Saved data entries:
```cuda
extern "C" int bbdm_conv_umma(const BbdmConvArgs* a, void* stream) {
  BBDM_REQUIRE(a != nullptr, "conv_umma: null args");
  BBDM_REQUIRE(a->B > 0 && a->H > 0 && a->W > 0, "conv_umma: bad spatial shape");
  BBDM_REQUIRE(a->taps == 1 || a->taps == 9 || a->taps == 4, "conv_umma: taps must be 1, 4 or 9 (got %d)", a->taps);
  BBDM_REQUIRE(!a->upsample2x || (a->taps == 4 && a->Cin2 == 0), "conv_umma: upsample2x needs the 16 phase taps and no fused 1x1");
  BBDM_REQUIRE(a->Cin > 0 && a->Cin % 32 == 0, "conv_umma: Cin %% 32 != 0 (Cin=%d)", a->Cin);
  BBDM_REQUIRE(a->Cout > 0 && a->Cout % 32 == 0, "conv_umma: Cout %% 32 != 0 (Cout=%d)", a->Cout);
  BBDM_REQUIRE(a->Cin2 >= 0 && a->Cin2 % 32 == 0, "conv_umma: Cin2 %% 32 != 0 (Cin2=%d)", a->Cin2);
  BBDM_REQUIRE(a->passes == 1 || a->passes == 3, "conv_umma: passes must be 1 or 3");
  BBDM_REQUIRE(a->a_hi && a->w_hi && (a->passes == 1 || (a->a_lo && a->w_lo)), "conv_umma: missing operand plane");
  if (a->Cin2) BBDM_REQUIRE(a->a2_hi && a->w2_hi && (a->passes == 1 || (a->a2_lo && a->w2_lo)), "conv_umma: missing 1x1 operand plane");
  BBDM_REQUIRE(a->out || (a->out_hi && a->out_lo), "conv_umma: no output");
  BBDM_REQUIRE((a->out_hi == nullptr) == (a->out_lo == nullptr), "conv_umma: out hi/lo must come in pairs");
  BBDM_REQUIRE(a->res_mode >= 0 && a->res_mode <= 3 && (a->res_mode == 0 || a->residual), "conv_umma: bad residual");
  if (a->res_mode == BBDM_RES_UP2 && !a->upsample2x) BBDM_REQUIRE(a->H % 2 == 0 && a->W % 2 == 0, "conv_umma: RES_UP2 needs even H, W");
  BBDM_REQUIRE(a->W >= 4, "conv_umma: W < 4 not supported (use conv_direct)");
  BBDM_REQUIRE(a->window_origin == 0 || a->window_origin == -1, "conv_umma: window_origin must be 0 or -1 (got %d)",
               a->window_origin);
  BBDM_REQUIRE(a->window_origin == 0 || (a->taps == 4 && !a->upsample2x),
               "conv_umma: window_origin -1 needs taps == 4 and no upsample2x");
  const bool wpi = a->weights_per_image != 0, f16 = a->operand_f16 != 0;
  if (wpi) BBDM_REQUIRE(a->taps == 1 && a->Cin2 == 0 && !a->upsample2x, "conv_umma: weights_per_image needs taps == 1 and no fused operand");
  if (wpi) BBDM_REQUIRE(a->Cin % 64 == 0 && a->Cout % 64 == 0, "conv_umma: weights_per_image needs Cin, Cout %% 64 == 0");

  ConvParams p;
  p.B = a->B; p.H = a->H; p.W = a->W; p.Cout = a->Cout;
  tile_geometry(a->H, a->W, &p.TW, &p.TH, &p.TB);
  p.tiles_w = (a->W + p.TW - 1) / p.TW;
  p.tiles_h = (a->H + p.TH - 1) / p.TH;
  p.tiles_b = (a->B + p.TB - 1) / p.TB;
  p.n_tiles = p.tiles_w * p.tiles_h * p.tiles_b;
  int BN = (a->Cout + 127) / 128 * 128 == (a->Cout + 63) / 64 * 64 ? 128 : 64;
  {
    const int64_t m_tiles = (int64_t)p.n_tiles * (a->upsample2x ? 4 : 1);
    const int64_t want = (int64_t)(0.7 * num_sms());
    if (BN > 64 && m_tiles * ((a->Cout + BN - 1) / BN) < want) BN = 64;
  }
  p.kb_per_tap = (a->Cin + UM_BK - 1) / UM_BK;
  p.K1 = a->taps * p.kb_per_tap;
  p.K2 = (a->Cin2 + UM_BK - 1) / UM_BK;
  p.taps = a->taps;
  p.up2 = a->upsample2x ? 1 : 0;
  p.origin = a->window_origin;
  p.w_per_image = wpi ? 1 : 0;
  static int wino_chunk = -1;
  if (wino_chunk < 0) { const char* e = getenv("BBDM_WINO_CHUNK"); wino_chunk = (e && atoi(e) > 0) ? atoi(e) : 0; }
  const int wchunk = wino_chunk ? wino_chunk : (a->Cin >= 512 ? 4 : 2);
  p.kb_per_chunk = wpi ? wchunk : (a->passes == 3 ? 4 : 8);
  if (wpi) BBDM_REQUIRE(p.TB == 1, "conv_umma: weights_per_image needs 128-pixel tiles inside one image (H*W >= 128)");
  p.bias = a->bias; p.bias2 = a->Cin2 ? a->bias2 : nullptr;
  p.residual = a->residual; p.res_mode = a->res_mode;
  p.out = a->out; p.out_hi = (__nv_bfloat16*)a->out_hi; p.out_lo = (__nv_bfloat16*)a->out_lo;
  p.out_nchw_c = a->out_nchw_channels;
  p.stats = a->stats_partial;
  BBDM_REQUIRE(p.out_nchw_c >= 0 && p.out_nchw_c <= a->Cout && (p.out_nchw_c == 0 || (a->out && !a->out_hi)),
               "conv_umma: bad out_nchw_channels");
  p.fault = device_fault_ptr();
  BBDM_REQUIRE(p.fault != nullptr, "conv_umma: device fault word unavailable");

  BBDM_REQUIRE(p.stats == nullptr || (p.TB == 1 && p.out_nchw_c == 0),
               "conv_umma: stats_partial needs a tile inside one image (H*W >= 128) and NHWC output");
  CUtensorMap maps[8];
  int rc;
  if ((rc = make_act_map(&maps[0], a->a_hi, a->B, a->H, a->W, a->Cin, p.TW, p.TH, p.TB, f16))) return rc;
  if ((rc = make_act_map(&maps[1], a->passes == 3 ? a->a_lo : a->a_hi, a->B, a->H, a->W, a->Cin, p.TW, p.TH, p.TB, f16))) return rc;
  const int wtaps = a->upsample2x ? 16 : (wpi ? a->B : a->taps);
  if ((rc = make_w_map(&maps[2], a->w_hi, wtaps, a->Cout, a->Cin, BN, f16))) return rc;
  if ((rc = make_w_map(&maps[3], a->passes == 3 ? a->w_lo : a->w_hi, wtaps, a->Cout, a->Cin, BN, f16))) return rc;
  if (a->Cin2) {
    if ((rc = make_act_map(&maps[4], a->a2_hi, a->B, a->H, a->W, a->Cin2, p.TW, p.TH, p.TB, f16))) return rc;
    if ((rc = make_act_map(&maps[5], a->passes == 3 ? a->a2_lo : a->a2_hi, a->B, a->H, a->W, a->Cin2, p.TW, p.TH, p.TB, f16))) return rc;
    if ((rc = make_w_map(&maps[6], a->w2_hi, 1, a->Cout, a->Cin2, BN, f16))) return rc;
    if ((rc = make_w_map(&maps[7], a->passes == 3 ? a->w2_lo : a->w2_hi, 1, a->Cout, a->Cin2, BN, f16))) return rc;
  } else {
    maps[4] = maps[0]; maps[5] = maps[1]; maps[6] = maps[2]; maps[7] = maps[3];
  }
  const int64_t total = (int64_t)p.n_tiles * ((a->Cout + BN - 1) / BN) * (p.up2 ? 4 : 1);
  BBDM_REQUIRE(total < (1ll << 30), "conv_umma: too many tiles");
  const int grid = (int)(total < num_sms() ? total : num_sms());
  cudaStream_t s = (cudaStream_t)stream;
  const bool p3 = a->passes == 3;
  if (BN == 128) {
    if (f16) return p3 ? launch_conv<128, 3, true>(maps, p, grid, s) : launch_conv<128, 1, true>(maps, p, grid, s);
    return p3 ? launch_conv<128, 3, false>(maps, p, grid, s) : launch_conv<128, 1, false>(maps, p, grid, s);
  }
  if (f16) return p3 ? launch_conv<64, 3, true>(maps, p, grid, s) : launch_conv<64, 1, true>(maps, p, grid, s);
  return p3 ? launch_conv<64, 3, false>(maps, p, grid, s) : launch_conv<64, 1, false>(maps, p, grid, s);
}
```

> [WHAT IS BEING ASKED]:
Search the data above for "must" and copy every line where it turns up.

> [ANSWER TO THE PROBLEM]:
  BBDM_REQUIRE(a->taps == 1 || a->taps == 9 || a->taps == 4, "conv_umma: taps must be 1, 4 or 9 (got %d)", a->taps);
  BBDM_REQUIRE(a->passes == 1 || a->passes == 3, "conv_umma: passes must be 1 or 3");
  BBDM_REQUIRE((a->out_hi == nullptr) == (a->out_lo == nullptr), "conv_umma: out hi/lo must come in pairs");
  BBDM_REQUIRE(a->window_origin == 0 || a->window_origin == -1, "conv_umma: window_origin must be 0 or -1 (got %d)",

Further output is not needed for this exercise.